[Dataset entries]
_____

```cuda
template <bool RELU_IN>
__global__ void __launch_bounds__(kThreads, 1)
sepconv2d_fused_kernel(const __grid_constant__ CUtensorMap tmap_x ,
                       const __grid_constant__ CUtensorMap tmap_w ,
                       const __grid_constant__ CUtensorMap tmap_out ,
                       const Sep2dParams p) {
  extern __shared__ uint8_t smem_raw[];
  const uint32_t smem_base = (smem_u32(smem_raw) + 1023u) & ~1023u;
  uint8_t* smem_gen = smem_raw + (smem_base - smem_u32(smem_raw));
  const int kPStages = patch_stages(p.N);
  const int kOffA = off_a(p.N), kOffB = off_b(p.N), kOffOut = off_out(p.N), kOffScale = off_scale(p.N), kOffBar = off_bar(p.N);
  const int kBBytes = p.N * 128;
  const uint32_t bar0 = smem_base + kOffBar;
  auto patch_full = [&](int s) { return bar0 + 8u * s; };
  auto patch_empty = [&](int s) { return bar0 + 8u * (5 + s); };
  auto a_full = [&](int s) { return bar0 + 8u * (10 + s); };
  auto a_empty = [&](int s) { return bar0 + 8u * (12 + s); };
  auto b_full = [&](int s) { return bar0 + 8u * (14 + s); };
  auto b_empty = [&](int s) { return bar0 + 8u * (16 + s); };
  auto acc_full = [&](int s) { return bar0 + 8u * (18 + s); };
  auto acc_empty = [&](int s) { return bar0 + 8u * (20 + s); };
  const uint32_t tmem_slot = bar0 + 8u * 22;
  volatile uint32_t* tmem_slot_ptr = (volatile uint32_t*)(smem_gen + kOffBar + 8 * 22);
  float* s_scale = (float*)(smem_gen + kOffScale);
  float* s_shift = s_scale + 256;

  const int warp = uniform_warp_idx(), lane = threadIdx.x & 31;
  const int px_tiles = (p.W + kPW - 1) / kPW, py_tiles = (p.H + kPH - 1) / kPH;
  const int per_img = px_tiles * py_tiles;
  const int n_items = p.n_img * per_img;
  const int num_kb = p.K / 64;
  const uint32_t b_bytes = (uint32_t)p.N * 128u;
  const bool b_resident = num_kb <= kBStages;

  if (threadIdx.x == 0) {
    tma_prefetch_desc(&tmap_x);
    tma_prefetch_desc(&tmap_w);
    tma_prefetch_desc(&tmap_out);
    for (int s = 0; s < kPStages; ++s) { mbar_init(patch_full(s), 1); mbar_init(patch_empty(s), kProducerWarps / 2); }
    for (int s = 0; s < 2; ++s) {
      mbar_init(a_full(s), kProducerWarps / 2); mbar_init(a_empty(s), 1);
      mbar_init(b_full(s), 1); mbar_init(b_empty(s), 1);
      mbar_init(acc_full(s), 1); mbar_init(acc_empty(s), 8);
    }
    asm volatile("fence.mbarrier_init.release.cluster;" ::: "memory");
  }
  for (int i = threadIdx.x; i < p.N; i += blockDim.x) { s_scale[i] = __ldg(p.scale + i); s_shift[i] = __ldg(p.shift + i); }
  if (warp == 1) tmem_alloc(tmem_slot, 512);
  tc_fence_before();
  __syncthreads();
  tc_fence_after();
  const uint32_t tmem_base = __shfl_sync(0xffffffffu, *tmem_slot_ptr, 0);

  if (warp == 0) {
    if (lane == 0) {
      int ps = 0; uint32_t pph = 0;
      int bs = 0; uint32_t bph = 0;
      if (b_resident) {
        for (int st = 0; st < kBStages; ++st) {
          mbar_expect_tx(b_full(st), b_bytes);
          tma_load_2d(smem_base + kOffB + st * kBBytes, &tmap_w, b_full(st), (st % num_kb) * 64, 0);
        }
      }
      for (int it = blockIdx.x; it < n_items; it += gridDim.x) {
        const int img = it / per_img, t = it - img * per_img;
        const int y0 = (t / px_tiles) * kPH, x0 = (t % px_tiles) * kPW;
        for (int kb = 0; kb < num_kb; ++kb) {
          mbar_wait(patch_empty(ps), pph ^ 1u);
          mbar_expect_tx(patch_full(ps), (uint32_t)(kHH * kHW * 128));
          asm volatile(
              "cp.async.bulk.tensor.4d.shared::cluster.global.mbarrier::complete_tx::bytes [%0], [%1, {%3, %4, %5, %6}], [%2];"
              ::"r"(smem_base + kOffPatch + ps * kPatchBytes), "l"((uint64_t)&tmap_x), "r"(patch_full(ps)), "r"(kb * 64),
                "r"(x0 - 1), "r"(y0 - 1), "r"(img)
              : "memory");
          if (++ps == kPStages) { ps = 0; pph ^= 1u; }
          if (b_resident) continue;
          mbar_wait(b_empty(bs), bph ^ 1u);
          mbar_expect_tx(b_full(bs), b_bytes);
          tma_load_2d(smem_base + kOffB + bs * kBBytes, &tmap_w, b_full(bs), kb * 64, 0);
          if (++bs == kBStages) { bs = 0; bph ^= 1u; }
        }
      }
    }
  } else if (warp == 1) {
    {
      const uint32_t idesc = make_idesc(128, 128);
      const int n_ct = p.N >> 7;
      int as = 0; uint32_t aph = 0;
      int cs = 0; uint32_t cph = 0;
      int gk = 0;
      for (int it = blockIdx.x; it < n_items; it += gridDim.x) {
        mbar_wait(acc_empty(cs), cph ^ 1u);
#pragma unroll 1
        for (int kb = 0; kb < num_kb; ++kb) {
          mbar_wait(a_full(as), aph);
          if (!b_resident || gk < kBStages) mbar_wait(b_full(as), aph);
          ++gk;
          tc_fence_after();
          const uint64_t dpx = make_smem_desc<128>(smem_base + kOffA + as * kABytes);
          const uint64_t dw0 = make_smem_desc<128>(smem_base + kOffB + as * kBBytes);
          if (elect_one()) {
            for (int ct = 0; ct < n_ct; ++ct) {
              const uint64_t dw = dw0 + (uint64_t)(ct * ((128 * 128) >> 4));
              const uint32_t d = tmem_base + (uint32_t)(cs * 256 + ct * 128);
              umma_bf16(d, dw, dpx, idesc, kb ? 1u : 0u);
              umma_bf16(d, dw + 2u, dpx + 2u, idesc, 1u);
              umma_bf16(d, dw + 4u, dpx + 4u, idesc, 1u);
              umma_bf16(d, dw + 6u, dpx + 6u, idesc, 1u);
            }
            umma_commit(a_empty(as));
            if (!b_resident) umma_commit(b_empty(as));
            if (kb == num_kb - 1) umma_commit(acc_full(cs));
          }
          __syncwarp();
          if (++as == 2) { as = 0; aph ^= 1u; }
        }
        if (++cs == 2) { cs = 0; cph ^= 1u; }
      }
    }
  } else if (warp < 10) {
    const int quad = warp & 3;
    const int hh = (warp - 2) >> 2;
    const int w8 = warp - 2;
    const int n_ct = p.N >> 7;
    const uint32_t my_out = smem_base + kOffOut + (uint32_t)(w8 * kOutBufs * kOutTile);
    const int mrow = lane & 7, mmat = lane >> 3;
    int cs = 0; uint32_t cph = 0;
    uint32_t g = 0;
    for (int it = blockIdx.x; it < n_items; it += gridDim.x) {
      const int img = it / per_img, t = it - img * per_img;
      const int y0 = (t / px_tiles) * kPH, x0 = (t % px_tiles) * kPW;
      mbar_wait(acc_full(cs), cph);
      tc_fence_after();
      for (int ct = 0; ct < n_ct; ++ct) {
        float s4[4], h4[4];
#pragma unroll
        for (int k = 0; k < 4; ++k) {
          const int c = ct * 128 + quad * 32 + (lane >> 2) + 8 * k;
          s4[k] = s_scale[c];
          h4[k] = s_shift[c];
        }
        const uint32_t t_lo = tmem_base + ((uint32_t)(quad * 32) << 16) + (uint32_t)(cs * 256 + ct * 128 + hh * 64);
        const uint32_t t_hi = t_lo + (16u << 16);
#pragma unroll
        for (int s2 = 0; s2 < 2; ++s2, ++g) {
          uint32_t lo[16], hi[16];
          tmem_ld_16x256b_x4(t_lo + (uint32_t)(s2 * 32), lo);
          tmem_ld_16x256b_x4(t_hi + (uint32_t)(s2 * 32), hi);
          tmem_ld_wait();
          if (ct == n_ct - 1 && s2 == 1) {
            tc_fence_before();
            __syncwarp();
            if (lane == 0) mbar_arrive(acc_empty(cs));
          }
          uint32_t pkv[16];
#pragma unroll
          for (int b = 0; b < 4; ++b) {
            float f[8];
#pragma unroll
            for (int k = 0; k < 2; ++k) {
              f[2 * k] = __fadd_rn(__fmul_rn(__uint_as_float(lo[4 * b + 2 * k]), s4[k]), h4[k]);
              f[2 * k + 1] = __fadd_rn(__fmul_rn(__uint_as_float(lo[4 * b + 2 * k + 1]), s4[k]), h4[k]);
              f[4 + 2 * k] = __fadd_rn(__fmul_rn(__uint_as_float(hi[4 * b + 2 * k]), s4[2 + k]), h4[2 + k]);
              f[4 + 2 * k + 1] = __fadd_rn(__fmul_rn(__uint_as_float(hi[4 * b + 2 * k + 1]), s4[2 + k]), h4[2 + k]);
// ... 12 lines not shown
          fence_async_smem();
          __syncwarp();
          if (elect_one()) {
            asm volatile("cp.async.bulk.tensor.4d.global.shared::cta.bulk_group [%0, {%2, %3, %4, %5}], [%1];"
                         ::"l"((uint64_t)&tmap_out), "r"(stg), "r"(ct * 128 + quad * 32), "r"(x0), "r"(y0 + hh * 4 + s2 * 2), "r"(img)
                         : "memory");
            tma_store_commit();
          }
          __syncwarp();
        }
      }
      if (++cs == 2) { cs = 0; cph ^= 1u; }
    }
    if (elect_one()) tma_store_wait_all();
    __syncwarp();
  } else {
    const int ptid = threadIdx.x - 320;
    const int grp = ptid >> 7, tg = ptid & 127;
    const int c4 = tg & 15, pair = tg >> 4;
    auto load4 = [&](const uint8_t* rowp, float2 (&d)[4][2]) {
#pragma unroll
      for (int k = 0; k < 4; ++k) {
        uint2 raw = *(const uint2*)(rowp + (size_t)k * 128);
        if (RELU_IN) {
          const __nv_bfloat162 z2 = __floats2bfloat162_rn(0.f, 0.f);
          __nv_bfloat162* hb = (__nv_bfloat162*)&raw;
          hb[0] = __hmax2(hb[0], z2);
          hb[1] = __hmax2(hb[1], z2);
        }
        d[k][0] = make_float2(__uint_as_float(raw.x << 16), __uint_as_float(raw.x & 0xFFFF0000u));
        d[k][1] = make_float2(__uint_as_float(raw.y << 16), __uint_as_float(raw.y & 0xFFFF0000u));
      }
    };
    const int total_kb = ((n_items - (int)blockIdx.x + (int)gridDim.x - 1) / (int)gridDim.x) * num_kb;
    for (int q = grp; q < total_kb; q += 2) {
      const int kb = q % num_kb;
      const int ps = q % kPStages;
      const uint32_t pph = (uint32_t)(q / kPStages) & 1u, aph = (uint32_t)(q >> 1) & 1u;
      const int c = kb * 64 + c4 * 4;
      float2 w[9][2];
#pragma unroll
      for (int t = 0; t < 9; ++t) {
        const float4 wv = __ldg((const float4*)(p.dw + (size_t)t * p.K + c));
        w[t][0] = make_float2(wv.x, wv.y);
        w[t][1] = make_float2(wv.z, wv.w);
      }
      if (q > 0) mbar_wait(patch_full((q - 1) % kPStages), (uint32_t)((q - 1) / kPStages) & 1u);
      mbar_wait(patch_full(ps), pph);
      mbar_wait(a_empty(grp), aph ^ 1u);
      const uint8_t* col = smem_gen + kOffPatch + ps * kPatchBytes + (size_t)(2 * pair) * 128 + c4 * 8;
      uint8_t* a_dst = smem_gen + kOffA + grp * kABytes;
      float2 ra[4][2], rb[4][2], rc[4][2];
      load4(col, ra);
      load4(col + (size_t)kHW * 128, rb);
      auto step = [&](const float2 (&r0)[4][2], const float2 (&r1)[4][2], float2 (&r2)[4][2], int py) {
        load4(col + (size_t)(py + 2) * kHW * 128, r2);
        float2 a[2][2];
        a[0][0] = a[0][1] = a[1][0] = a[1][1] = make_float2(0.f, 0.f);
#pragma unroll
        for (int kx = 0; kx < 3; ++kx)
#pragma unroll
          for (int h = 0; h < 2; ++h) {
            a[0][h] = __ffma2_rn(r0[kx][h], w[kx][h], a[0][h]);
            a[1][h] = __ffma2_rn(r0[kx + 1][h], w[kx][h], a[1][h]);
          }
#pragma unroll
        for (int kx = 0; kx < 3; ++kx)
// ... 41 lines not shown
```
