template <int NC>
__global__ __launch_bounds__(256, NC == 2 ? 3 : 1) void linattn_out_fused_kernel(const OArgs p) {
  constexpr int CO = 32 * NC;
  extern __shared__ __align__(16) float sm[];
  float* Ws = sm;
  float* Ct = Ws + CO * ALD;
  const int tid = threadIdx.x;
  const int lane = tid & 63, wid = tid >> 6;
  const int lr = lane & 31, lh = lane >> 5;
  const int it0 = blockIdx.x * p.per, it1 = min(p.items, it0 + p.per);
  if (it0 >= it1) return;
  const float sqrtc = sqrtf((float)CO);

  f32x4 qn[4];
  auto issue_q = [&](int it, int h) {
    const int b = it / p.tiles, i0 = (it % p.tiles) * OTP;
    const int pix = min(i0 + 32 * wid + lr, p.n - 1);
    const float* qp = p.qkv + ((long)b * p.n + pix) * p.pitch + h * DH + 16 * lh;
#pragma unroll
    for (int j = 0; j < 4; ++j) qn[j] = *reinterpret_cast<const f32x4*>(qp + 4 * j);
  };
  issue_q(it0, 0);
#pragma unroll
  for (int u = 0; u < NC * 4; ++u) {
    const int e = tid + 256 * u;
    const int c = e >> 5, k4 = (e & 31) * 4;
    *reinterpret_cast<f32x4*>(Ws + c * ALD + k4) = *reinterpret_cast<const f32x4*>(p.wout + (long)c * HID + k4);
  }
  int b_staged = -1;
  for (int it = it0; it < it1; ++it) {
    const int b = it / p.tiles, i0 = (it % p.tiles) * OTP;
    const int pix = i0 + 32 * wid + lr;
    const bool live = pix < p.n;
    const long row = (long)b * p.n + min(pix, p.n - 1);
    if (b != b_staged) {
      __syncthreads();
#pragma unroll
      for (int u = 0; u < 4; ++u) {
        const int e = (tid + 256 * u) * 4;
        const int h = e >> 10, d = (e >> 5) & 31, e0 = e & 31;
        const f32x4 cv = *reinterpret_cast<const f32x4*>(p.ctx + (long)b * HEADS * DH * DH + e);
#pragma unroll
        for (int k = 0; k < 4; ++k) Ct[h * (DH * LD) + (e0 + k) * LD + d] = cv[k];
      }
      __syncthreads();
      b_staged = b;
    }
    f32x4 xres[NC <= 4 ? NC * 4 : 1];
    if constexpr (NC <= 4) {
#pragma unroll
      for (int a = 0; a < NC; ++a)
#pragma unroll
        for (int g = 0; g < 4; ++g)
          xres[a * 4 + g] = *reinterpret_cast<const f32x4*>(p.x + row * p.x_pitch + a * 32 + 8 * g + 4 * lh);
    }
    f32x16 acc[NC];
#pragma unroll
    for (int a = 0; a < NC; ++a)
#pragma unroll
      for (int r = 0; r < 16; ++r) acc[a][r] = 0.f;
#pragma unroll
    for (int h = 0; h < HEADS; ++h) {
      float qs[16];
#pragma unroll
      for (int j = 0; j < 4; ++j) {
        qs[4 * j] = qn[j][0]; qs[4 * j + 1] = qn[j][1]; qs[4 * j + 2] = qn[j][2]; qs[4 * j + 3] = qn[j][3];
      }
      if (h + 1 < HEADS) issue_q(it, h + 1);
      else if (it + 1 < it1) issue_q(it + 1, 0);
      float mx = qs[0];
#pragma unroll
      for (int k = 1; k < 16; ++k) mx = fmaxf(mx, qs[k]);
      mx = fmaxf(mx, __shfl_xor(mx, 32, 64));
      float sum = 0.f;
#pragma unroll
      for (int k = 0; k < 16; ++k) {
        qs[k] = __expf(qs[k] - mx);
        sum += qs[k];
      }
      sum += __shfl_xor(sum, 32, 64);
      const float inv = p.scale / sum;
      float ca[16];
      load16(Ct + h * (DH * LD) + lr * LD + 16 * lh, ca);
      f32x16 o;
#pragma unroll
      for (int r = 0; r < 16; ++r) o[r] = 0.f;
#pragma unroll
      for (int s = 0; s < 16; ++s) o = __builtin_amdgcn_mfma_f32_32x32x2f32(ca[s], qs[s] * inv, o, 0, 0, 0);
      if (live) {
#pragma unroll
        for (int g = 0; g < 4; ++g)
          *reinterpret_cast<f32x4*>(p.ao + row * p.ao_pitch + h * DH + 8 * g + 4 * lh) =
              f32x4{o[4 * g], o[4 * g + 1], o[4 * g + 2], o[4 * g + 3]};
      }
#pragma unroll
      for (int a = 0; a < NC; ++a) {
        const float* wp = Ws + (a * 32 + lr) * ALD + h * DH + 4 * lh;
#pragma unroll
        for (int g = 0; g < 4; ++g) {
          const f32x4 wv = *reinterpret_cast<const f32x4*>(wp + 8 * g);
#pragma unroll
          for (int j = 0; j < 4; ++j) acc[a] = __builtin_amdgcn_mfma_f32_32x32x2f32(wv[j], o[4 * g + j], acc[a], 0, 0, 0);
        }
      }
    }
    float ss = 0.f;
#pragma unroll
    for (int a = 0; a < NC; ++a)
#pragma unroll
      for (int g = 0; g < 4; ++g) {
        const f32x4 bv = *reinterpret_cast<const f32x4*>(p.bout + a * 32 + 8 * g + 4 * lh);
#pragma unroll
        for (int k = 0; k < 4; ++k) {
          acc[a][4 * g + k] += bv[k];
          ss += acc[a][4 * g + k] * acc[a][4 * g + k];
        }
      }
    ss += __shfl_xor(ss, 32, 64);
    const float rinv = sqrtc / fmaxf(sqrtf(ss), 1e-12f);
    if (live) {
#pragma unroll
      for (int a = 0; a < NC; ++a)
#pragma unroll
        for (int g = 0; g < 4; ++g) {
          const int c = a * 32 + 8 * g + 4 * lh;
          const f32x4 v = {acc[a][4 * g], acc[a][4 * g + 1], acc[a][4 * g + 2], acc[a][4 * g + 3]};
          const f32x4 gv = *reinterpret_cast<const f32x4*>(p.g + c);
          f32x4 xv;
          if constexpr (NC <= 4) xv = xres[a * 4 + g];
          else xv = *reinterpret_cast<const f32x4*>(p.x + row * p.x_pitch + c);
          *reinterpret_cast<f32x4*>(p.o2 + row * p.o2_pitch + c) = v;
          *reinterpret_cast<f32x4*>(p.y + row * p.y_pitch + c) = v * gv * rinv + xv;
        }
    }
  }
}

_____

● **About this exercise**:
Which lines in the data above contain "else"? Show each one.

● **Answer section**:
  } else if (warp == 1) {
  } else if (warp < 10) {
  } else {
      else if (it + 1 < it1) issue_q(it + 1, 0);
          else xv = *reinterpret_cast<const f32x4*>(p.x + row * p.x_pitch + c);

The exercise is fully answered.